I would potentially be interested in playing a Rogue if I could figure out what that time translates into here . . . how can it be -2.5 time zone?  And doesn't that put you in the middle of the Atlantic?  Azores or Iceland or Greenland?

I think that'd translate to 3-7 here (Eastern Daylight Time), which I can manage if it's on Saturday or Sunday.


----------



## Wizard of NL (Aug 16, 2007)

-2.5 is in relation to the GMT clock that the bottom on the page. I live in Newfoundland and we have our own wacky time zone that is only a 1/2 hour difference instead of an hour.

If i recall eastern is just to the left of Atlantic so that would be 1 & 1/2 hours subtracted. Like i said if need be i can move the play time around.


----------



## Omi no Kami (Aug 17, 2007)

I'm not that familiar with FR, but if you didn't mind having a newbie I might be interested in playing a monk.


----------



## Wizard of NL (Aug 17, 2007)

Newbies are welcome! I couldn't even access these forums yesterday, server would time out. I also have a post under digital D&D at wizards.com if anyone wants to see some of the other stuff thats on the go. I have the rogue position filled currently by someone from those boards and there is another guy who said he might be interested. 

Party so far:

Cleric
Paladin
Rogue



> I'm not that familiar with FR, but if you didn't mind having a newbie I might be interested in playing a monk.
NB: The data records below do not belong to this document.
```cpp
int coati_engine_backward(coati_engine* e, const float* dh_smiles, const float* dh_e3gnn, int stage, void* stream) {
  COATI_CHECK_ARG(e && !c2_refused(e), "engine_backward: a COATI2 engine bound without gradient and Adam buffers is inference-only (no backward)");
  COATI_CHECK_ARG(e->have_fwd && e->G, "engine_backward: no forward / gradient buffer");
  COATI_CHECK_ARG(stage >= 0 && stage <= 5, "engine_backward: bad stage");
  const bool c2 = e->enc_to_coati >= 0;
  COATI_CHECK_ARG(!c2 || dh_e3gnn == nullptr, "engine_backward: a COATI2 engine has no point encoder (dh_e3gnn must be null)");
  hipStream_t s = (hipStream_t)stream;
  const coati_config& c = e->cfg;
  const int C = c.n_hidden_xformer, H = c.n_hidden_e3nn, E = c.n_embd_common, B = e->B;
  if (stage == 0 || stage == 1) {
    const int M2 = e->p2.M;
    {
      GemmArgs a;
      memset(&a, 0, sizeof(a));
      a.A = e->p2.af; a.lda = C; a.B = e->S + e->lmhead; a.ldb = C; a.M = M2; a.N = c.n_tok; a.K = C;
      a.C = e->dlogits; a.ldc = e->Vpad; a.n_store = e->Vpad; a.lse = e->ce_lse; a.target = e->p2.packed ? e->p2.ypk : e->y_next; a.scal = e->scal;
      ProfScope ps(e, SITE_LMHEAD_DLOGITS, 2.0 * M2 * c.n_tok * C, s, (double)M2 * C * 2 + (double)c.n_tok * C * 2 + (double)M2 * e->Vpad * 2);
      COATI_TRY(gemm_rows(a, 0, EPI_CE_BWD, s));
    }
    COATI_TRY(wgrad(e, SITE_LMHEAD_WGRAD, e->dlogits, 0, e->Vpad, e->p2.af, C, M2, e->Vpad, C, e->G + e->lmhead, C, nullptr, c.n_tok, s));
    HIPCHK(hipMemsetAsync(e->dcliptok, 0, (size_t)B * E * sizeof(float), s));
    COATI_TRY(xformer_bwd(e, e->p2, e->da, 0, e->dcliptok, s, -1, 0, e->dlogits));
    if (dh_e3gnn) HIPCHK(hipMemcpyAsync(e->dhe, dh_e3gnn, (size_t)B * E * sizeof(float), hipMemcpyDeviceToDevice, s));
    else HIPCHK(hipMemsetAsync(e->dhe, 0, (size_t)B * E * sizeof(float), s));
    if (dh_smiles) HIPCHK(hipMemcpyAsync(e->dhs, dh_smiles, (size_t)B * E * sizeof(float), hipMemcpyDeviceToDevice, s));
    else HIPCHK(hipMemsetAsync(e->dhs, 0, (size_t)B * E * sizeof(float), s));
    if (c2) {
      COATI_TRY(launch_axpy(e->dcliptok, e->dhs, 1.f, (long long)B * E, s));
      COATI_TRY(coati2_head_bwd(e, e->c2t, e->c2t_sv, e->h_smiles, e->dcliptok, e->dhs, e->dhs, B, true, s));
      if (e->enc_to_coati > 0)
        COATI_TRY(coati2_head_bwd(e, e->c2s, e->c2s_sv, e->hstop, e->dhs, e->c2s.residual ? e->dhs : nullptr, e->dhstop, B, true, s));
    } else if (c.token_mlp) {
      HIPCHK(hipMemsetAsync(e->dptok, 0, (size_t)B * E * sizeof(float), s));
      HIPCHK(hipMemsetAsync(e->dstok, 0, (size_t)B * E * sizeof(float), s));
      COATI_TRY(launch_select_rows_bwd(e->use_point, e->dcliptok, e->dptok, e->dstok, B, E, s));
      SgemmBatch sb;
      COATI_TRY(head_linear_bwd(e, sb, e->dptok, e->sa, e->tokw, e->tokb, e->dsa, B, E, E));
      COATI_TRY(head_linear_bwd(e, sb, e->dstok, e->sb, e->tokw, e->tokb, e->dsb, B, E, E));
      COATI_TRY(launch_sgemm_batch(sb, s));
      COATI_TRY(launch_silu_bwd(e->h_e3gnn, e->dsa, e->dhe, (long long)B * E, 1, s));
      COATI_TRY(launch_silu_bwd(e->h_smiles, e->dsb, e->dhs, (long long)B * E, 1, s));
    } else {
      COATI_TRY(launch_select_rows_bwd(e->use_point, e->dcliptok, e->dhe, e->dhs, B, E, s));
    }
    const bool old_arch = c.norm_clips && c.old_architecture;
    if (e->enc_to_coati <= 0) {
    if (old_arch) {
      COATI_TRY(launch_layernorm_bwd(e->dhs, 1, E, e->hs_ln, E, 0, e->hs_mean, e->hs_rstd, e->P + e->s2c_lnw, nullptr, e->dhs_ln, nullptr, e->G + e->s2c_lnw, e->G + e->s2c_lnb, e->ln_partial, B, E, s));
      if (c.use_point_encoder)
        COATI_TRY(launch_layernorm_bwd(e->dhe, 1, E, e->hp_ln, E, 0, e->hp_mean, e->hp_rstd, e->P + e->p2c_lnw, nullptr, e->dhp_ln, nullptr, e->G + e->p2c_lnw, e->G + e->p2c_lnb, e->ln_partial, B, E, s));
    }
    {
      SgemmBatch sb;
      if (old_arch) COATI_TRY(head_linear_bwd(e, sb, e->dhs_ln, e->hstop, e->s2c_w, e->s2c_b, e->dhstop, B, E, C));
      else if (c.norm_clips) COATI_TRY(head_linear_bwd(e, sb, e->dhs, e->hs_ln, e->s2c_w, e->s2c_b, e->dhs_ln, B, E, C));
      else COATI_TRY(head_linear_bwd(e, sb, e->dhs, e->hstop, e->s2c_w, e->s2c_b, e->dhstop, B, E, C));
      if (c.use_point_encoder) {
        if (old_arch) COATI_TRY(head_linear_bwd(e, sb, e->dhp_ln, e->hpoint, e->p2c_w, e->p2c_b, e->dhpoint, B, E, H));
        else if (c.norm_clips) COATI_TRY(head_linear_bwd(e, sb, e->dhe, e->hp_ln, e->p2c_w, e->p2c_b, e->dhp_ln, B, E, H));
        else COATI_TRY(head_linear_bwd(e, sb, e->dhe, e->hpoint, e->p2c_w, e->p2c_b, e->dhpoint, B, E, H));
      }
      COATI_TRY(launch_sgemm_batch(sb, s));
    }
    if (c.norm_clips && !old_arch) {
      COATI_TRY(launch_layernorm_bwd(e->dhs_ln, 1, C, e->hstop, C, 0, e->hs_mean, e->hs_rstd, e->P + e->s2c_lnw, nullptr, e->dhstop, nullptr, e->G + e->s2c_lnw, e->G + e->s2c_lnb, e->ln_partial, B, C, s));
      if (c.use_point_encoder)
        COATI_TRY(launch_layernorm_bwd(e->dhp_ln, 1, H, e->hpoint, H, 0, e->hp_mean, e->hp_rstd, e->P + e->p2c_lnw, nullptr, e->dhpoint, nullptr, e->G + e->p2c_lnw, e->G + e->p2c_lnb, e->ln_partial, B, H, s));
    }
    }
  }
  const int Lx = c.n_layer_xformer, Lmid = Lx / 2;
  const bool ovl_bwd = (stage == 0 || stage == 2 || stage == 4) && (e->prof_mask == 0 || e->prof_keep_overlap) && c.use_point_encoder;
  if (stage == 0 || stage == 1) { e->gnn_bwd_done = false; e->gnn_side_pending = false; }
  if (ovl_bwd) {
    COATI_TRY(fork_side(e, s));
    COATI_TRY(gnn_bwd(e, e->dhpoint, e->side));
  }
  if (stage == 0 || stage == 2 || stage == 4) {
    if (e->p1.tail) {
      COATI_TRY(xformer_bwd(e, e->p1, e->dhstop, 1, nullptr, s, Lx, stage == 4 ? Lmid : 0));
    } else {
      float* dxf = reinterpret_cast<float*>(e->dh4);
      HIPCHK(hipMemsetAsync(dxf, 0, (size_t)e->p1.M * C * sizeof(float), s));
      COATI_TRY(launch_scatter_rows_add(e->dhstop, e->stop_pos, dxf, B, e->T1, C, s, e->p1.packed ? e->p1.off : nullptr));
      COATI_TRY(xformer_bwd(e, e->p1, dxf, 1, nullptr, s, Lx, stage == 4 ? Lmid : 0));
    }
  }
  if (stage == 5) COATI_TRY(xformer_bwd(e, e->p1, nullptr, 1, nullptr, s, Lmid, 0));
  if (ovl_bwd && stage == 4) {
    e->gnn_side_pending = true;
  } else if (ovl_bwd || (stage == 5 && e->gnn_side_pending)) {
    COATI_TRY(join_side(e, s));
    e->gnn_bwd_done = true;
    e->gnn_side_pending = false;
  } else if ((stage == 0 || stage == 3) && !e->gnn_bwd_done) {
    if (c.use_point_encoder) COATI_TRY(gnn_bwd(e, e->dhpoint, s));
    e->gnn_bwd_done = true;
  }
  return COATI_OK;
}

int coati_engine_optimizer_step(coati_engine* e, float lr, float beta1, float beta2, float eps, float weight_decay,
                                float max_norm, int step, float* scal, void* stream) {
  COATI_CHECK_ARG(e && !c2_refused(e), "optimizer_step: a COATI2 engine bound without gradient and Adam buffers is inference-only (no optimizer step)");
  COATI_CHECK_ARG(e->P && e->G && e->Mo && e->Vo && scal, "optimizer_step: engine not bound for training");
  COATI_CHECK_ARG(e->have_fwd, "optimizer_step: needs the workspace of a forward call");
  hipStream_t s = (hipStream_t)stream;
  {
    ProfScope ps(e, SITE_OPTIM, 0, s);
    COATI_TRY(launch_grad_sqnorm(e->G, e->n_trainable, e->opt_partial, 1024, scal + 5, max_norm, scal + 8, s));
    COATI_TRY(launch_adamw(e->P, e->G, e->Mo, e->Vo, e->S, e->n_trainable, lr, beta1, beta2, eps, weight_decay, step, scal + 8, 1.f, s, e->err_flag));
  }
  return refresh_shadows_impl(e, stream, true);
}

int coati_engine_set_error_word(coati_engine* e, const int32_t* word_dev, void* stream) {
  COATI_CHECK_ARG(e && word_dev && e->have_ws && e->err_flag && e->scal, "set_error_word: no forward workspace");
  hipStream_t s = (hipStream_t)stream;
  if (hipMemcpyAsync(e->err_flag, word_dev, sizeof(int), hipMemcpyDeviceToDevice, s) != hipSuccess ||
      hipMemcpyAsync(e->scal + 6, word_dev, sizeof(int), hipMemcpyDeviceToDevice, s) != hipSuccess) {
    coati_set_error("set_error_word: copy failed");
// ... 339 lines not shown
```

Before: 49250 molecules/s.

## Overlap transformer backward tails and contrastive heads with wgrad via side streams

Adds a second non-blocking stream with per-pass fork and join events. After the last dgrad layer of each transformer backward, the layernorm-finish, embedding backward and (for the decoder pass) the contrastive head backward now run on a side stream. Meanwhile the grouped weight-gradient GEMM keeps running on the main stream. The goal is to hide these small latency-bound kernels behind the wgrad work, at the cost of extra event synchronisation and possible races on shared scratch buffers such as ln_partial.

```diff
diff --git a/coati_amd/csrc/engine.cpp b/coati_amd/csrc/engine.cpp
--- a/coati_amd/csrc/engine.cpp
+++ b/coati_amd/csrc/engine.cpp
@@ -188,6 +188,8 @@
   bool jobs_uploaded = false;
   hipStream_t side = nullptr;
   hipEvent_t ev_fork = nullptr, ev_join = nullptr;
+  hipStream_t seam = nullptr;
+  hipEvent_t ev_sfork[2] = {nullptr, nullptr}, ev_sjoin[2] = {nullptr, nullptr};
   bool gnn_bwd_done = false;
   bool gnn_side_pending = false;
   unsigned long long prof_mask = 0;
@@ -934,8 +936,10 @@
   return launch_wgrad_table(e->d_wtab + (size_t)slot * e->wtab_cap, e->wtab_key[slot].n, s, e->wg_tile, M);
 }
 
+int seam_fork(coati_engine* e, int pass, hipStream_t main, hipStream_t to);
 int xformer_bwd(coati_engine* e, XPass& p, const void* dyf, int dyf_f32, float* dinjection, hipStream_t s, int l_hi = -1, int l_lo = 0,
-                const bf16_t* lmh_dlogits = nullptr, bool inputs_only = false) {
+                const bf16_t* lmh_dlogits = nullptr, bool inputs_only = false, hipStream_t seam = nullptr, int seam_pass = 0,
+                bool* seam_forked = nullptr) {
   const coati_config& c = e->cfg;
   const int C = c.n_hidden_xformer, L = c.n_layer_xformer, M = p.M;
   if (l_hi < 0) l_hi = L;
@@ -1071,24 +1075,30 @@
       COATI_TRY(ln_bwd(e->da, 0, p.x[l], p.mean1[l], p.rstd1[l], e->P + w.ln1w, DX, w.ln1w, w.ln1b, dx_out));
     }
   }
+  hipStream_t ts = s;
+  if (grp && l_hi > l_lo && l_lo == 0 && seam != nullptr) {
+    COATI_TRY(seam_fork(e, seam_pass, s, seam));
+    ts = seam;
+    if (seam_forked) *seam_forked = true;
+  }
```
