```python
class Network:

    def __init__(self, path: Optional[str] = None, text: Optional[str] = None):
        if path is not None:
            self.h = check_ptr(lib().tnet_net_read(path.encode()), "tnet_net_read")
        elif text is not None:
            self.h = check_ptr(lib().tnet_net_read_text(text.encode()), "tnet_net_read_text")
        else:
            raise ValueError("path or text required")

    @classmethod
    def from_layers(cls, layers, precision: int = 9) -> "Network":
        import io
        buf = io.StringIO()
        formats.write_nnet(layers, buf, precision=precision)
        return cls(text=buf.getvalue())

    def write(self, path: str) -> None:
        check(lib().tnet_net_write(self.h, path.encode()), "tnet_net_write")

    def components(self):
        out = []
        for i in range(lib().tnet_net_num_components(self.h)):
            tag = C.create_string_buffer(64)
            ni, no = C.c_int(), C.c_int()
            check(lib().tnet_net_component(self.h, i, tag, 64, C.byref(ni), C.byref(no)), "component")
            out.append((tag.value.decode(), ni.value, no.value))
        return out

    @property
    def n_in(self) -> int:
        return self.components()[0][1]

    @property
    def n_out(self) -> int:
        return self.components()[-1][2]

    def get_params(self, i: int):
        tag, ni, no = self.components()[i]
        W = np.empty((ni, no), np.float32)
        b = np.empty(no, np.float32)
        check(lib().tnet_net_get_params(self.h, i, W.ctypes.data, b.ctypes.data), "get_params")
        return W, b

    def linear_params(self):
        return [self.get_params(i) for i, c in enumerate(self.components()) if c[0] == "<biasedlinearity>"]

    def set_params(self, i: int, W: np.ndarray, b: np.ndarray) -> None:
        W = np.ascontiguousarray(W, np.float32)
        b = np.ascontiguousarray(b, np.float32)
        check(lib().tnet_net_set_params(self.h, i, W.ctypes.data, b.ctypes.data), "set_params")

    def set_learn_rate(self, lr: float, factors: Optional[str] = None) -> None:
        check(lib().tnet_net_set_learn_rate(self.h, lr, factors.encode() if factors else None), "learn_rate")

    def set_momentum(self, m: float) -> None:
        check(lib().tnet_net_set_momentum(self.h, m), "momentum")

    def set_weightcost(self, wc: float) -> None:
        check(lib().tnet_net_set_weightcost(self.h, wc), "weightcost")

    def set_grad_div_frm(self, div: bool) -> None:
        check(lib().tnet_net_set_grad_div_frm(self.h, int(div)), "graddivfrm")

    def propagate(self, X: DeviceArray, Y: Optional[DeviceArray] = None) -> DeviceArray:
        if Y is None:
            Y = DeviceArray(X.rows, self.n_out)
        check(lib().tnet_net_propagate(self.h, X.ptr, X.rows, X.stride, Y.ptr, Y.stride), "propagate")
        return Y

    def backpropagate(self, E: DeviceArray) -> None:
        check(lib().tnet_net_backpropagate(self.h, E.ptr, E.rows, E.stride), "backpropagate")

    def train_bunch(self, obj: "Objective", X: DeviceArray, labels: DeviceArray, train: bool = True) -> None:
        check(lib().tnet_net_train_bunch(self.h, obj.h, X.ptr, X.rows, X.stride, labels.ptr, int(train)),
              "train_bunch")

    def recurrent_params(self, i: int = 0):
        _, ni, no = self.components()[i]
        W = np.empty((ni + no, no), np.float32)
        b = np.empty(no, np.float32)
        check(lib().tnet_net_recurrent_get(self.h, i, W.ctypes.data, b.ctypes.data), "recurrent_get")
        return W, b

    def shared_params(self, i: int = 0):
        _, ni, no = self.components()[i]
        n = C.c_int()
        check(lib().tnet_net_shared_get(self.h, i, None, None, C.byref(n)), "shared_get")
        W = np.empty((ni // n.value, no // n.value), np.float32)
        b = np.empty(no // n.value, np.float32)
        check(lib().tnet_net_shared_get(self.h, i, W.ctypes.data, b.ctypes.data, None), "shared_get")
        return W, b, n.value

    def set_shared_params(self, i: int, W=None, b=None) -> None:
        W = None if W is None else np.ascontiguousarray(W, np.float32)
        b = None if b is None else np.ascontiguousarray(b, np.float32)
        if W is not None or b is not None:
            Wc, bc, _ = self.shared_params(i)
            if (W is not None and W.shape != Wc.shape) or (b is not None and b.shape != bc.shape):
                raise ValueError("set_shared_params: shape mismatch")
        check(lib().tnet_net_shared_set(self.h, i, None if W is None else W.ctypes.data,
                                        None if b is None else b.ctypes.data), "shared_set")

    def discrete_blocks(self, i: int = 0):
        n = C.c_int()
        check(lib().tnet_net_discrete_blocks(self.h, i, C.byref(n), None, None), "discrete_blocks")
        ni, no = np.zeros(n.value, np.int32), np.zeros(n.value, np.int32)
        check(lib().tnet_net_discrete_blocks(self.h, i, None, ni.ctypes.data, no.ctypes.data), "discrete_blocks")
        return [(int(a), int(b)) for a, b in zip(ni, no)]

    def discrete_params(self, i: int = 0):
        Ws = []
        for k, (ni, no) in enumerate(self.discrete_blocks(i)):
            W = np.empty((ni, no), np.float32)
            check(lib().tnet_net_discrete_get(self.h, i, k, W.ctypes.data, None), "discrete_get")
            Ws.append(W)
        b = np.empty(self.components()[i][2], np.float32)
        check(lib().tnet_net_discrete_get(self.h, i, 0, None, b.ctypes.data), "discrete_get")
        return Ws, b

    def set_discrete_params(self, i: int, Ws=None, b=None) -> None:
        blocks = self.discrete_blocks(i)
        if Ws is not None:
            if len(Ws) != len(blocks):
                raise ValueError("set_discrete_params: block count mismatch")
            for k, (W, shape) in enumerate(zip(Ws, blocks)):
# ... 435 lines not shown
```

### nnet-asr_amd/tnet_amd/_lib.py

```python
from __future__ import annotations

import ctypes as C
import os
import re

_HERE = os.path.dirname(os.path.abspath(__file__))
LIB_PATH = os.path.join(os.path.dirname(_HERE), "lib", "libtnet_amd.so")
if os.environ.get("TNET_DIAG_STAMP_LIB"):
    _v = os.environ["TNET_DIAG_STAMP_LIB"]
    LIB_PATH = os.path.join(os.path.dirname(_HERE), "lib", "libtnet_amd_stamp" + ("" if _v == "1" else "_" + _v) + ".so")
if os.environ.get("TNET_LIB_VARIANT"):
    LIB_PATH = os.path.join(os.path.dirname(_HERE), "lib", "libtnet_amd_" + os.environ["TNET_LIB_VARIANT"] + ".so")
INCLUDE_DIR = os.path.join(os.path.dirname(os.path.dirname(_HERE)), "include")

_lib = None


class TnetError(RuntimeError):
    pass


class MatrixDim(C.Structure):
    _fields_ = [("rows", C.c_int), ("cols", C.c_int), ("stride", C.c_int)]


vp = C.c_void_p
i32 = C.c_int
f32 = C.c_float
i64 = C.c_long
dp = C.POINTER(C.c_double)
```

Still need an arcane for a balanced party but if you wanna make a monk then its up to you, I also mentioned to a that other guy about being the arcane caster but he hasn't been on the forums since he left his post so i don't know his response.


----------



## Yesminde (Aug 17, 2007)

How do you want characters made up?  And how much backstory/RP info do you need?


----------



## Wizard of NL (Aug 17, 2007)

Its up to you, i would like at least a paragraph on your character in general but that is by no means a limitation.

As far as how to make up your character, use what ever character sheet you want. Doesn't have to be a digital one or anything if you don't wanna. I am using base races unless specifically asked for so i can approve them

Sorry about rogue being filled btw but another guy asked and you had responded in awhile so i gave it to him


----------



## Wizard of NL (Aug 17, 2007)

Ok i've got some new info, 1.) i have a balanced party so i'm only gonna accept the people who have already posted into the group if they want to play. 2.) I plan on using maptool (google it) to actually play in conjunction with some VoIP software ( if maptool doesn't have it then i'll use skype)

The party thus far:

Paladin
Cleric
Rogue
Arcane caster (yet to choose class, i'll edit it in when i find out)

EDIT: Since the reply's are taking awhile i'm gonna post on the the forum on online games section of wizards.com. IT IS NOW A RACE FOR THE LAST TWO SPOTS!

EDIT: got a 5th person, 1 spot left!

EDIT: got the 6th person, to bad everyone (not even sure if you guys care anymore anyways, all i'm doing is talking to myself)


----------